# Flickr30k

### AnyBox protocol
| Backbone | Pre-training Image Data | Val R@1 | Val R@5 | Val R@10 | Test R@1 | Test  R@5 | Test  R@10 | url | size |
|----------|---------|---------|-----------|----------|-----------|-----------|-----|------|---|
| Resnet-101| COCO+VG+Flickr | 82.5   |  92.9   |   94.9  |   83.4  |   93.5  |   95.3    | [model](https://zenodo.org/record/4721981/files/pretrained_resnet101_checkpoint.pth?download=1)    | 3GB      | 
| EfficientNet-B3| COCO+VG+Flickr | 82.9   | 93.2    | 95.2    |  84.0  | 93.8    |  95.6    | [model](https://zenodo.org/record/4721981/files/pretrained_EB3_checkpoint.pth?download=1)    |  2.4GB     |
| EfficientNet-B5| COCO+VG+Flickr |83.6   | 93.4    | 95.1   |  84.3   | 93.9    |  95.8     | [model](https://zenodo.org/record/4721981/files/pretrained_EB5_checkpoint.pth?download=1)    |  2.7GB     |

 ### MergedBox protocol
 | Backbone | Pre-training Image Data | Val R@1 | Val R@5 | Val R@10 | Test R@1 | Test  R@5 | Test  R@10 | url | size |
|----------|---------|---------|-----------|----------|-----------|-----------|-----|------|---|
| Resnet-101| COCO+VG+Flickr | 82.3   |  91.8   |   93.7  |   83.8  |   92.7  |   94.4    | [model](https://zenodo.org/record/4721981/files/flickr_merged_resnet101_checkpoint.pth?download=1)    |  3GB     | 



### Data preparation
The config for this dataset can be found in configs/flickr.json and is also shown below:

```json
{
  "combine_datasets": ["flickr"],
  "combine_datasets_val": ["flickr"],
  "GT_type" : "separate",
  "flickr_img_path" : "",
  "flickr_dataset_path" : "" ,
  "flickr_ann_path" : "mdetr_annotations/"
}
```

* Download the original Flickr30k image dataset from : [Flickr30K webpage](http://shannon.cs.illinois.edu/DenotationGraph/) and update the `flickr_img_path` to the folder containing the images.
* Download the original Flickr30k entities annotations from: [Flickr30k annotations](https://github.com/BryanPlummer/flickr30k_entities) and update the `flickr_dataset_path` to the folder with annotations.
* Download our pre-processed annotations that are converted to coco format (all datasets present in the same zip folder for MDETR annotations): [Pre-processed annotations](https://zenodo.org/record/4729015/files/mdetr_annotations.tar.gz?download=1) and update the `flickr_ann_path` to this folder with pre-processed annotations.

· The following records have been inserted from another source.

static int in_set_terminal(Inner *h, const double *S_T, const double *Y_T, const double *Lambda_T) {
  if (!h) return fail(-1, "null handle");
  if (h->P.n_term <= 0) return fail(-1, "cddp_hip_set_terminal: the problem has no terminal constraints");
  if (!h->has_state) return fail(-1, "cddp_hip_set_terminal needs an initialised handle");
  HIPCHK(hipSetDevice(h->device));
  const DevBuf &d = h->d;
  struct { const double *host; double *dev; int n; } items[] = {{S_T, d.ST, h->P.mT}, {Y_T, d.YT, h->P.mT}, {Lambda_T, d.LamT, h->P.pT}};
  for (auto &it : items) {
    if (!it.host || it.n <= 0) continue;
    std::vector<double> buf((size_t)it.n * d.Bp, 0.0);
    for (int b = 0; b < d.B; ++b) for (int i = 0; i < it.n; ++i) buf[(size_t)i * d.Bp + b] = it.host[(size_t)b * it.n + i];
    HIPCHK(hipMemcpyAsync(it.dev, buf.data(), buf.size() * sizeof(double), hipMemcpyHostToDevice, h->stream));
    HIPCHK(hipStreamSynchronize(h->stream));
  }
  return 0;
}

static int in_backward(Inner *h, int32_t *ok) {
  if (!h) return fail(-1, "null handle");
  HIPCHK(hipSetDevice(h->device));
  if (!h->initialized) { int rc = in_initialize(h); if (rc) return rc; }
  h->ks->derivs(h->d, h->route, 1, h->stream);
  h->ks->backward(h->d, h->route, h->P.solver, 1, 0, h->stream);
  HIPCHK(hipGetLastError());
  if (ok) HIPCHK(hipMemcpyAsync(ok, h->d.bwd_ok, sizeof(int) * h->d.B, hipMemcpyDeviceToHost, h->stream));
  HIPCHK(hipStreamSynchronize(h->stream));
  return 0;
}

static int in_forward(Inner *h, const double *alphas, int n_alphas, cddp_hip_trial *trials) {
  if (!h || !alphas || !trials) return fail(-1, "null argument");
  if (n_alphas <= 0 || n_alphas > h->d.n_alphas) return fail(-1, "n_alphas must be in [1, %d] (the handle's ladder size)", h->d.n_alphas);
  HIPCHK(hipSetDevice(h->device));
  ProblemDev tmp = h->P;
  for (int i = 0; i < n_alphas; ++i) tmp.alphas[i] = alphas[i];
  HIPCHK(hipMemcpyAsync(h->dP, &tmp, sizeof(ProblemDev), hipMemcpyHostToDevice, h->stream));
  DevBuf dcall = h->d;
  dcall.ladder_sorted = ladder_strictly_decreasing(tmp.alphas, h->d.n_alphas);
  h->ks->forward(dcall, h->route, h->P.solver, 0, n_alphas, PH_FWD1, 1, 0, h->stream, 0, 0);
  h->ks->costate(dcall, h->route, h->P.solver, 0, n_alphas, PH_FWD1, 1, 0, h->stream);
  HIPCHK(hipGetLastError());
  const DevBuf &d = h->d;
  const size_t n = (size_t)n_alphas * d.Bp;
  std::vector<double> c(n), mf(n), th(n), ipr(n), ic(n), ap(n), ad(n);
  std::vector<int> su(n);
  HIPCHK(hipMemcpyAsync(c.data(), d.t_cost, n * 8, hipMemcpyDeviceToHost, h->stream));
  HIPCHK(hipMemcpyAsync(mf.data(), d.t_merit, n * 8, hipMemcpyDeviceToHost, h->stream));
  HIPCHK(hipMemcpyAsync(th.data(), d.t_theta, n * 8, hipMemcpyDeviceToHost, h->stream));
  HIPCHK(hipMemcpyAsync(ipr.data(), d.t_inf_pr, n * 8, hipMemcpyDeviceToHost, h->stream));
  HIPCHK(hipMemcpyAsync(ic.data(), d.t_inf_comp, n * 8, hipMemcpyDeviceToHost, h->stream));
  HIPCHK(hipMemcpyAsync(ap.data(), d.t_apr, n * 8, hipMemcpyDeviceToHost, h->stream));
  HIPCHK(hipMemcpyAsync(ad.data(), d.t_adu, n * 8, hipMemcpyDeviceToHost, h->stream));
  HIPCHK(hipMemcpyAsync(su.data(), d.t_success, n * 4, hipMemcpyDeviceToHost, h->stream));
  HIPCHK(hipMemcpyAsync(h->dP, &h->P, sizeof(ProblemDev), hipMemcpyHostToDevice, h->stream));
  HIPCHK(hipStreamSynchronize(h->stream));
  for (int b = 0; b < d.B; ++b)
    for (int a = 0; a < n_alphas; ++a) {
      cddp_hip_trial &t = trials[(size_t)b * n_alphas + a];
      const size_t i = (size_t)a * d.Bp + b;
      t.alpha = alphas[a]; t.alpha_pr = ap[i]; t.alpha_du = ad[i]; t.cost = c[i]; t.merit_function = mf[i];
      t.theta = th[i]; t.inf_pr = ipr[i]; t.inf_comp = ic[i]; t.success = (su[i] == 1) ? 1 : 0; t._pad = 0;
    }
  return 0;
}
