@@ -34,11 +128,18 @@
     const uint32_t n_slots = lay.n_slots;
     const uint32_t chunk = blockIdx.x / n_slots;
     const uint32_t slot = n_slots - 1 - blockIdx.x % n_slots;
-    const uint32_t b = chunk * kMB + tid;
+    uint32_t       b = chunk * kMB + tid;
     const uint32_t off = (uint32_t)offsets[slot];
     const uint32_t hs = (uint32_t)offsets[slot + 1] - off;
     const uint32_t R = (uint32_t)resolutions[slot];
 
+    if constexpr (TW != 0) {
+        if (R >= kMergeTileMinRes) {
+            constexpr uint32_t kTiles = TW / kMB, kSegs = TW / TS;
+            const uint32_t win = chunk / kTiles, at = chunk % kTiles * (kMB / TS) + tid / TS;
+            b = win * TW + (uint32_t)tile_order[(size_t)win * kSegs + at] * TS + tid % TS;
+        }
+    }
     for (uint32_t i = tid; i < kMSlots; i += kMB) h_slot[i] = 0;
     l_head[tid] = END;
 
@@ -245,21 +346,34 @@
     }
 }
 
+uint64_t merge_tile_order_bytes(uint32_t N)
+{
+    return ((uint64_t)div_up(N, kMergeTileWindow) * (kMergeTileWindow / kMergeTileSegment) * 2 + 255) / 256 * 256;
+}
+
 void launch_bwd_merge(const float* grad, const float* inputs, const float* emb, const int32_t* offsets,
                       const int32_t* resolutions, float* grad_emb, uint32_t N, uint32_t L,
-                      const uint32_t* clip_count, FeatLayout lay, bool ste, hipStream_t s)
+                      const uint32_t* clip_count, FeatLayout lay, bool ste, bool consecutive, uint16_t* tile_order,
+                      hipStream_t s)
 {
     lay.n_slots = L;
     const bool small = (uint64_t)div_up(N, 1024u) * L < 4096u;
+#define CNC_MERGE_GO(ST, MBS, W, S)                                                                                \
+    hipLaunchKernelGGL((k_grid_encode_bwd_merge<ST, MBS, W, S>), dim3(div_up(N, MBS) * L), dim3(MBS), 0, s, grad, inputs, \
+                       emb, offsets, resolutions, grad_emb, N, clip_count, lay, tile_order)
     if (small) {
-        const dim3 grid(div_up(N, 512u) * L);
-        if (ste) hipLaunchKernelGGL((k_grid_encode_bwd_merge<true, 512>), grid, dim3(512), 0, s, grad, inputs, emb, offsets, resolutions, grad_emb, N, clip_count, lay);
-        else hipLaunchKernelGGL((k_grid_encode_bwd_merge<false, 512>), grid, dim3(512), 0, s, grad, inputs, emb, offsets, resolutions, grad_emb, N, clip_count, lay);
+        if (ste) CNC_MERGE_GO(true, 512u, 0u, 0u);
+        else CNC_MERGE_GO(false, 512u, 0u, 0u);
+    } else if (consecutive || tile_order == nullptr) {
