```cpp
typedef struct {
  float* theta;
  float* beta;
  const ammsb_rpm* pi;
  float* phi_sum;
  const ammsb_set* training_set;
  const ammsb_set* heldout_set;
  ammsb_seed* phi_seeds;
  float* phi_vec;
  uint32_t phi_wg, phi_flags;
  ammsb_seed* beta_seeds;
  float* grads;
  uint32_t beta_wg, beta_flags;
  uint64_t* edges[2];
  uint32_t* nodes[2];
  uint32_t* neighbors[2];
  uint32_t* nbr_table[2];
  ammsb_seed* nbr_seeds[2];
  uint32_t nbr_wg;
  const uint64_t* csr_offsets;
  const uint32_t* csr_targets;
  ammsb_seed* mb_seeds;
  uint32_t mb_candidates;
  void* mb_workspace;
  uint32_t* mb_count;
  uint32_t mini_batch;
  uint32_t max_fan_out;
  uint32_t max_nodes;
  uint32_t max_edges;
  uint32_t flags;
} ammsb_loop_config;

typedef struct {
  uint32_t link, u, n, n_candidates;
} ammsb_mb_choice;

int ammsb_loop_create(ammsb_ctx* ctx, const ammsb_loop_config* cfg, ammsb_loop** out);
int ammsb_loop_destroy(ammsb_loop* loop);
// ... 30 lines not shown
```

### mcmc-ammsb-gpu_amd/_capi.py

```python
import ctypes as C
import os

_HERE = os.path.dirname(os.path.abspath(__file__))
LIB_PATH = os.environ.get("AMMSB_HIP_LIB") or os.path.join(_HERE, "libammsb_hip.so")

RPM_MAX_BLOCKS = 32
MAX_GROUPS = 65535
NOISE_OFF = 1
PHI_STREAMING = 2


class AmmsbError(RuntimeError):
    pass


class Params(C.Structure):
    _fields_ = [("N", C.c_uint64), ("K", C.c_uint64), ("E", C.c_uint64),
                ("num_node_sample", C.c_uint32),
                ("alpha", C.c_float), ("a", C.c_float), ("b", C.c_float), ("c", C.c_float),
                ("epsilon", C.c_float), ("eta0", C.c_float), ("eta1", C.c_float)]


class Rpm(C.Structure):
    _fields_ = [("blocks", C.c_void_p * RPM_MAX_BLOCKS), ("rows_in_block", C.c_uint64),
                ("num_rows", C.c_uint64), ("num_cols", C.c_uint64), ("num_blocks", C.c_uint32)]


class SetDesc(C.Structure):
    _fields_ = [("slots", C.c_void_p), ("num_bins", C.c_uint64), ("prime_idx", C.c_uint32)]


class PpxSums(C.Structure):
    _fields_ = [("link_ll", C.c_double), ("nonlink_ll", C.c_double),
                ("link_cnt", C.c_uint64), ("nonlink_cnt", C.c_uint64)]


_vp, _u32, _u64, _f32 = C.c_void_p, C.c_uint32, C.c_uint64, C.c_float
_P = C.POINTER

LOOP_TIMESTAMPS = 1


class LoopConfig(C.Structure):
    _fields_ = [("theta", _vp), ("beta", _vp), ("pi", _P(Rpm)), ("phi_sum", _vp),
                ("training_set", _P(SetDesc)), ("heldout_set", _P(SetDesc)),
                ("phi_seeds", _vp), ("phi_vec", _vp), ("phi_wg", _u32), ("phi_flags", _u32),
                ("beta_seeds", _vp), ("grads", _vp), ("beta_wg", _u32), ("beta_flags", _u32),
                ("edges", _vp * 2), ("nodes", _vp * 2), ("neighbors", _vp * 2), ("nbr_table", _vp * 2),
                ("nbr_seeds", _vp * 2), ("nbr_wg", _u32),
                ("csr_offsets", _vp), ("csr_targets", _vp), ("mb_seeds", _vp), ("mb_candidates", _u32),
                ("mb_workspace", _vp), ("mb_count", _vp), ("mini_batch", _u32), ("max_fan_out", _u32),
                ("max_nodes", _u32), ("max_edges", _u32), ("flags", _u32)]


class MbChoice(C.Structure):
    _fields_ = [("link", _u32), ("u", _u32), ("n", _u32), ("n_candidates", _u32)]


SIGNATURES = {
    "ammsb_version": [],
    "ammsb_strerror": [C.c_int],
    "ammsb_last_error": [_vp],
    "ammsb_last_kernel_name": [_vp, C.c_int],
    "ammsb_params_quantize": [_P(Params)],
    "ammsb_eps_t": [_P(Params), _u32],
    "ammsb_ctx_create": [C.c_int, _P(Params), _P(_vp)],
    "ammsb_ctx_destroy": [_vp],
    "ammsb_theta_sum": [_vp, _vp, _vp],
    "ammsb_ctx_params": [_vp, _P(Params)],
    "ammsb_rng_init": [_vp, _vp, _u64, _u64, _u64, _vp],
    "ammsb_rng_init_mixed": [_vp, _vp, _u64, _u64, _u64, _vp],
    "ammsb_set_has": [_vp, _P(SetDesc), _vp, _u64, _vp, _vp],
    "ammsb_set_num_bins": [_u64],
    "ammsb_set_build": [_vp, _vp, _u64, _vp, _u64, _P(_u32), _vp, _vp],
    "ammsb_pi_init_gamma": [_vp, _P(Rpm), _vp, _f32, _f32, _vp, _vp],
    "ammsb_sample_neighbors": [_vp, _vp, _vp, _u32, _u32, _vp, _vp, _vp],
    "ammsb_update_phi": [_vp, _vp, _P(Rpm), _vp, _P(SetDesc), _vp, _vp, _u32, _u32, _vp, _u32, _u32,
                         _u32, _u32, _vp, _vp],
    "ammsb_update_phi_occupancy": [_vp, _u32, _P(C.c_int), _P(C.c_int)],
    "ammsb_update_pi": [_vp, _P(Rpm), _vp, _vp, _vp, _u32, _u32, _vp],
    "ammsb_beta_grads": [_vp, _vp, _vp, _P(Rpm), _P(SetDesc), _vp, _u32, _u32, _u32, _u32, _vp, _vp],
    "ammsb_can_fuse_pi_beta": [_vp, _u32, _u32],
    "ammsb_update_pi_beta_grads": [_vp, _vp, _vp, _P(Rpm), _vp, _vp, _vp, _P(SetDesc), _vp, _u32, _u32, _vp, _vp],
    "ammsb_sum_rows_f32": [_vp, _vp, _u32, _u32, _vp, _vp],
    "ammsb_update_theta": [_vp, _vp, _vp, _vp, _u32, _f32, _vp, _u32, _vp],
    "ammsb_beta_from_theta": [_vp, _vp, _vp, _vp],
    "ammsb_perplexity": [_vp, _vp, _P(Rpm), _P(SetDesc), _vp, _u32, _u32, _u32, _u32, _u32, _vp, _vp, _vp],
    "ammsb_minibatch_link": [_vp, _vp, _vp, _u32, _u32, _vp, _vp, _vp],
    "ammsb_minibatch_candidates": [_u64, _u32],
    "ammsb_minibatch_candidates_for": [_u64, _u32, _u64],
    "ammsb_minibatch_workspace_bytes": [_u32],
    "ammsb_minibatch_nonlink": [_vp, _vp, _u32, _u32, _u32, _u32, _P(SetDesc), _P(SetDesc), _vp, _vp, _vp, _vp, _vp],
    "ammsb_loop_create": [_vp, _P(LoopConfig), _P(_vp)],
    "ammsb_loop_destroy": [_vp],
    "ammsb_loop_run": [_vp, _P(MbChoice), _P(MbChoice), _u32, _u32, _u32, _vp],
    "ammsb_loop_check": [_vp, _P(_u32)],
    "ammsb_loop_status": [_vp, _P(_u32), _P(_u32)],
    "ammsb_loop_timestamps": [_vp, _u32, _u32, _P(C.c_double), _P(C.c_double)],
    "ammsb_loop_step_stamps": [_vp, _u32, _u32, _P(C.c_double)],
    "ammsb_wg_sum_f32": [_vp, _vp, _vp, _u32, _u32, _u32, _vp],
    "ammsb_wg_sum_u32": [_vp, _vp, _vp, _u32, _u32, _u32, _vp],
    "ammsb_wg_normalize_f32": [_vp, _vp, _vp, _u32, _u32, _u32, _vp],
    "ammsb_rpm_sum_f32": [_vp, _P(Rpm), _vp, _u32, _vp],
    "ammsb_rpm_normalize_f32": [_vp, _P(Rpm), _vp, _u32, _vp],
    "ammsb_wg_sort_u32": [_vp, _vp, _vp, _u32, _vp],
    "ammsb_wg_sort_f32": [_vp, _vp, _vp, _u32, _vp],
    "ammsb_randn_fill": [_vp, _vp, _u32, _u32, _vp, _vp],
    "ammsb_rpm_fetch": [_vp, _P(Rpm), _u64, _u64, _vp, _vp],
    "ammsb_clock_probe": [_vp, _vp, _u32, _u32, _vp],
}
_OTHER_RES = {"ammsb_strerror": C.c_char_p, "ammsb_last_error": C.c_char_p, "ammsb_last_kernel_name": C.c_char_p,
              "ammsb_eps_t": C.c_float,
              "ammsb_minibatch_candidates": C.c_uint32, "ammsb_minibatch_candidates_for": C.c_uint32,
              "ammsb_minibatch_workspace_bytes": C.c_uint64, "ammsb_set_num_bins": C.c_uint64}
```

### Script to reproduce results

Model weights (can also be loaded directly from url): 
1. [pretrained_resnet101_checkpoint.pth](https://zenodo.org/record/4721981/files/pretrained_resnet101_checkpoint.pth?download=1)
2. [flickr_merged_resnet101_checkpoint.pth](https://zenodo.org/record/4721981/files/flickr_merged_resnet101_checkpoint.pth?download=1)
3. [pretrained_EB3_checkpoint.pth](https://zenodo.org/record/4721981/files/pretrained_EB3_checkpoint.pth?download=1)
4. [pretrained_EB5_checkpoint.pth](https://zenodo.org/record/4721981/files/pretrained_EB5_checkpoint.pth?download=1)

#### For results using the AnyBox protocol, the pre-trained models are directly evaluated on the val/test set. 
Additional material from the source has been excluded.